Workflow file for this run

# This workflow uses actions that are not certified by GitHub.
# They are provided by a third-party and are governed by
# separate terms of service, privacy policy, and support
# documentation.
#
# Run a Nexploit Scan
# This action runs a new security scan in Nexploit, or reruns an existing one.
# Build Secure Apps & APIs. Fast.
# [NeuraLegion](https://www.neuralegion.com) is a powerful dynamic application & API security testing (DAST) platform that security teams trust and developers love.
# Automatically Tests Every Aspect of Your Apps & APIs
# Scans any target, whether Web Apps, APIs (REST. & SOAP, GraphQL & more), Web sockets or mobile, providing actionable reports
# Seamlessly integrates with the Tools and Workflows You Already Use
#
# NeuraLegion works with your existing CI/CD pipelines – trigger scans on every commit, pull request or build with unit testing.
# Spin-Up, Configure and Control Scans with Code
# One file. One command. One scan. No UI needed.
#
# Super-Fast Scans
#
# Interacts with applications and APIs, instead of just crawling them and guessing.

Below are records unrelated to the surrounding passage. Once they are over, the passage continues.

@@ -191,7 +176,24 @@
         if (tid < 4) sCtl[tid] = 0;
         if (lane == 0) mbar_init(bar, 1);
     }
+    wait_window_ready(P.win_ready + w, P.epoch);
     __syncthreads();
+    CLB_STAMP(0);
+    const uint4 wg = P.win_rec[3 * (size_t)w + 2];
+    const uint4 wr = P.win_rec[3 * (size_t)w];
+    const ulonglong2 wq = *reinterpret_cast<const ulonglong2 *>(P.win_rec + 3 * (size_t)w + 1);
+    const uint32_t G = wg.x;
+    if (G == 0) return;
+    if (*P.err & ERR_INPUT_REFUSED) return;
+
+    const uint32_t r_lo = wr.x, r_hi = wr.y;
+    const uint32_t n_sub = wg.y;
+
+    FMeta M;
+    uint32_t j = (uint32_t)warp;
+    if (j < n_sub) fmeta_load(P, M, min(r_lo + j * G + (uint32_t)lane, r_hi - 1u), wq.x);
+    const uint32_t max_span = r_hi > r_lo ? *P.max_span : 0u;
+    if (tid == 0 && wg.w > wg.z) l2_prefetch(P.cigar, 4ull * wg.z, 4ull * wg.w, 64u << 10);
     CLB_STAMP(1);
     if (j < n_sub) fmeta_ops(P, M);
 
diff --git a/decodingustools_b200/csrc/clb_kernels.cuh b/decodingustools_b200/csrc/clb_kernels.cuh
--- a/decodingustools_b200/csrc/clb_kernels.cuh
+++ b/decodingustools_b200/csrc/clb_kernels.cuh
@@ -59,6 +59,8 @@
     const uint32_t *win_tables;
     double max_low_mapq_fraction;
     const uint4 *win_rec;
+    const uint32_t *win_ready;
+    uint32_t epoch;
     uint32_t win_first;
     unsigned long long *stats;
     unsigned long long *bins;
@@ -386,10 +388,7 @@
 __device__ __forceinline__ unsigned long long pack_rec(uint32_t pos, uint32_t state, uint32_t soft) {
     return (unsigned long long)pos | ((unsigned long long)state << 32) | ((unsigned long long)soft << 40);
 }
-__device__ __forceinline__ IntervalOut unpack_rec(unsigned long long r) {
-    IntervalOut iv; iv.start = (uint32_t)r; iv.end = 0; iv.state = (uint8_t)(r >> 32); iv.soft = (uint8_t)((r >> 40) & 1u); iv.pad = 0;
-    return iv;
-}
+__device__ __forceinline__ uint32_t rec_state_word(unsigned long long r) { return (uint32_t)(r >> 32) & 0x1ffu; }
 
 __device__ __forceinline__ uint32_t pack_win_y(uint32_t count, uint32_t first_state, uint32_t wsoft, uint32_t last_state) {
     return count | (first_state << 12) | (wsoft << 16) | (last_state << 20);
@@ -976,56 +975,73 @@
     return lo + (uint32_t)__popc(__ballot_sync(gmask, i < hi && (long long)pos[i] < key) & gmask);
 }
 
-__global__ void k_window_ranges(const int32_t *pos, uint32_t n_reads, uint32_t region_start, uint32_t region_end,
-                                const uint32_t *max_span_ptr, uint32_t w_first, uint32_t n_w,
-                                const uint64_t *qual_off, const uint32_t *cigar_off, uint32_t stride, uint4 *win_rec,
-                                uint32_t force_general, uint32_t *gen_list, uint32_t *gen_count, const uint32_t *max_qlen_ptr) {
+constexpr int WR_THREADS = 192;
+__global__ void __launch_bounds__(WR_THREADS, 8) k_window_ranges(const int32_t *pos, uint32_t n_reads, uint32_t region_start, uint32_t region_end,
+                                                       const uint32_t *max_span_ptr, uint32_t w_first, uint32_t n_w,
+                                                       const uint64_t *qual_off, const uint32_t *cigar_off, uint32_t stride, uint4 *win_rec,
+                                                       uint32_t *win_ready, uint32_t epoch,
+                                                       uint32_t force_general, uint32_t *gen_list, uint32_t *gen_count, const uint32_t *max_qlen_ptr) {
+    asm volatile("griddepcontrol.launch_dependents;" ::: "memory");
     constexpr uint32_t GS = WR_LANES;
-    const uint32_t gi = (blockIdx.x * blockDim.x + threadIdx.x) / GS;
     const int lane = threadIdx.x & 31, gl = lane & (int)(GS - 1u), gbase = lane - gl;
     const uint32_t gmask = (GS == 32u ? 0xffffffffu : ((1u << GS) - 1u)) << gbase;
-    const bool real = gi < n_w;
-    const uint32_t i = real ? gi : n_w - 1u;
     const uint32_t max_span = *max_span_ptr;
-    const uint32_t w = w_first + i;
-    const long long wb = (long long)region_start + (long long)w * WREAL - 1;
-    const long long wend = min(wb + WN, (long long)region_end);
-    const uint32_t r_lo = lower_bound_pos_group(pos, n_reads, wb - (long long)max_span + 1, gmask, gl, gbase);
-    const uint32_t r_hi = lower_bound_pos_group(pos, n_reads, wend, gmask, gl, gbase);
-    const uint32_t first_bin = stride ? (uint32_t)(wb + 1) / stride : 0u;
-    const uint64_t q_lo = qual_off[r_lo] & ~15ull, q_hi = qual_off[r_hi];
-    const uint32_t n_cand = r_hi - r_lo;
-    bool general = force_general != 0 || (w == 0 && region_start != 0) || n_cand > 16384u || q_hi - q_lo > 0xfffffff0ull;
-    const uint32_t c_lo = cigar_off[r_lo], c_hi = cigar_off[r_hi];
-    if (!general && n_cand) general = (c_hi - c_lo) > 8u * n_cand + 64u;
-    if (!general) {
-        bool deep = false;
-        for (uint32_t i2 = r_lo + 254u * (uint32_t)(gl + 1); i2 < r_hi; i2 += 254u * GS)
-            deep |= (long long)pos[i2 - 254u] + (long long)max_span > (long long)pos[i2];
-        general = (__ballot_sync(gmask, deep) & gmask) != 0u;
-    }
-    uint32_t G = 32;
-    if (!general && n_cand) {
-        const uint64_t total = q_hi - q_lo;
-        if (total * 32u > (uint64_t)(CLB_F_WSTAGE - 16) * n_cand) G = (uint32_t)(((uint64_t)(CLB_F_WSTAGE - 16) * n_cand) / total);
-        const uint32_t max_qlen = *max_qlen_ptr;
-        bool ok = G >= 4u && max_qlen != 0u && (uint64_t)G * max_qlen + 32u <= (uint64_t)CLB_F_WSTAGE;
-        for (int tries = 0; tries < 4 && G >= 4u && !ok; tries++) {
-            uint32_t worst = 0;
-            for (uint32_t b = r_lo + (uint32_t)gl * G; b < r_hi; b += GS * G) {
-                const uint64_t bytes = (qual_off[min(b + G, r_hi)] - (qual_off[b] & ~15ull) + 15ull) & ~15ull;
-                worst = max(worst, (uint32_t)min(bytes, (uint64_t)0xffffffffu));
-            }
-            ok = __reduce_max_sync(gmask, worst) <= (uint32_t)CLB_F_WSTAGE;
-            if (!ok) G -= max(1u, G / 8u);
-        }
-        if (!ok) general = true;
-    }
-    if (real && gl == 0) {
-        win_rec[3 * (size_t)w] = make_uint4(r_lo, r_hi, first_bin, stride ? (uint32_t)((long long)(first_bin + 1) * stride - wb) : 0xffffffffu);
-        *reinterpret_cast<ulonglong2 *>(win_rec + 3 * (size_t)w + 1) = make_ulonglong2(q_lo, q_hi);
-        win_rec[3 * (size_t)w + 2] = make_uint4(general ? 0u : G, general ? 0u : (n_cand + G - 1u) / G, c_lo, c_hi);
-        if (general) gen_list[atomicAdd(gen_count, 1u)] = w;
+    const uint32_t max_qlen = *max_qlen_ptr;
+    const uint32_t n_groups = gridDim.x * blockDim.x / GS;
+    const uint32_t warp_first = (blockIdx.x * blockDim.x + (threadIdx.x & ~31u)) / GS;
+    for (uint32_t g0 = warp_first; g0 < n_w; g0 += n_groups) {
+        const uint32_t gi = g0 + (uint32_t)(gbase / (int)GS);
+        const bool real = gi < n_w;
+        const uint32_t i = real ? gi : n_w - 1u;
+        const uint32_t w = w_first + i;
+        const long long wb = (long long)region_start + (long long)w * WREAL - 1;
+        const long long wend = min(wb + WN, (long long)region_end);
+        const uint32_t r_lo = lower_bound_pos_group(pos, n_reads, wb - (long long)max_span + 1, gmask, gl, gbase);
+        const uint32_t r_hi = lower_bound_pos_group(pos, n_reads, wend, gmask, gl, gbase);
+        const uint32_t first_bin = stride ? (uint32_t)(wb + 1) / stride : 0u;
+        const uint64_t q_lo = qual_off[r_lo] & ~15ull, q_hi = qual_off[r_hi];
+        const uint32_t n_cand = r_hi - r_lo;
+        bool general = force_general != 0 || (w == 0 && region_start != 0) || n_cand > 16384u || q_hi - q_lo > 0xfffffff0ull;
+        const uint32_t c_lo = cigar_off[r_lo], c_hi = cigar_off[r_hi];
+        if (!general && n_cand) general = (c_hi - c_lo) > 8u * n_cand + 64u;
+        if (!general) {
+            bool deep = false;
+            for (uint32_t i2 = r_lo + 254u * (uint32_t)(gl + 1); i2 < r_hi; i2 += 254u * GS)
+                deep |= (long long)pos[i2 - 254u] + (long long)max_span > (long long)pos[i2];
+            general = (__ballot_sync(gmask, deep) & gmask) != 0u;
+        }
+        uint32_t G = 32;
+        if (!general && n_cand) {
+            const uint64_t total = q_hi - q_lo;
+            if (total * 32u > (uint64_t)(CLB_F_WSTAGE - 16) * n_cand) G = (uint32_t)(((uint64_t)(CLB_F_WSTAGE - 16) * n_cand) / total);
+            bool ok = G >= 4u && max_qlen != 0u && (uint64_t)G * max_qlen + 32u <= (uint64_t)CLB_F_WSTAGE;
+            for (int tries = 0; tries < 4 && G >= 4u && !ok; tries++) {
+                uint32_t worst = 0;
+                for (uint32_t b = r_lo + (uint32_t)gl * G; b < r_hi; b += GS * G) {
+                    const uint64_t bytes = (qual_off[min(b + G, r_hi)] - (qual_off[b] & ~15ull) + 15ull) & ~15ull;
+                    worst = max(worst, (uint32_t)min(bytes, (uint64_t)0xffffffffu));
+                }
+                ok = __reduce_max_sync(gmask, worst) <= (uint32_t)CLB_F_WSTAGE;
+                if (!ok) G -= max(1u, G / 8u);
+            }
+            if (!ok) general = true;
+        }
+        if (real && gl == 0) {
+            win_rec[3 * (size_t)w] = make_uint4(r_lo, r_hi, first_bin, stride ? (uint32_t)((long long)(first_bin + 1) * stride - wb) : 0xffffffffu);
+            *reinterpret_cast<ulonglong2 *>(win_rec + 3 * (size_t)w + 1) = make_ulonglong2(q_lo, q_hi);
+            win_rec[3 * (size_t)w + 2] = make_uint4(general ? 0u : G, general ? 0u : (n_cand + G - 1u) / G, c_lo, c_hi);
+            if (general) gen_list[atomicAdd(gen_count, 1u)] = w;
+            asm volatile("st.release.gpu.global.u32 [%0], %1;" :: "l"(win_ready + w), "r"(epoch) : "memory");
+        }
+    }
+}
+
+__device__ __forceinline__ void wait_window_ready(const uint32_t *ready, uint32_t epoch) {
+    uint32_t v;
+    asm volatile("ld.acquire.gpu.global.u32 %0, [%1];" : "=r"(v) : "l"(ready) : "memory");
+    while (v != epoch) {
+        __nanosleep(128);
+        asm volatile("ld.acquire.gpu.global.u32 %0, [%1];" : "=r"(v) : "l"(ready) : "memory");
     }
 }
 
@@ -1134,69 +1150,81 @@
     if (raw < 256u) first_tab8[raw] = (uint8_t)min(f, 255u);
 }
 
-__global__ void __launch_bounds__(1024) k_scan_windows_local(const uint2 *win_tab, uint32_t n_w, uint32_t *win_out, uint32_t *blk_tot,
-                                                             const uint32_t *err) {
-    __shared__ uint32_t sW[32];
+constexpr int CT_WIN = 256;
+__device__ __forceinline__ unsigned long long tile_word(uint32_t epoch, uint32_t flag, uint32_t v) {
+    return (unsigned long long)v | ((unsigned long long)(flag | (epoch << 2)) << 32);
+}
+
+__global__ void __launch_bounds__(CT_WIN) k_compact_intervals(const unsigned long long *rec, const uint2 *win_tab, uint32_t n_w,
+                                                               IntervalOut *out, unsigned long long *tile_st, uint32_t epoch,
+                                                               uint32_t *ticket, uint32_t *n_total, uint32_t region_end, const uint32_t *err,
+                                                               const unsigned long long *stats_padded, unsigned long long *counters) {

# Scans are fast as our AI-powered engine can understand application architecture and generate sophisticated and targeted attacks.
#
# No False Positives
#
# Stop chasing ghosts and wasting time. NeuraLegion doesn’t return false positives, so you can focus on releasing code.
#
# Comprehensive Security Testing
#
# NeuraLegion tests for all common vulnerabilities, such as SQL injection, CSRF, XSS, and XXE -- as well as uncommon vulnerabilities, such as business logic vulnerabilities.
#
# More information is available on NeuraLegion’s:
# * [Website](https://www.neuralegion.com/)
# * [Knowledge base](https://docs.neuralegion.com/docs/quickstart)
# * [YouTube channel](https://www.youtube.com/channel/UCoIC0T1pmozq3eKLsUR2uUw)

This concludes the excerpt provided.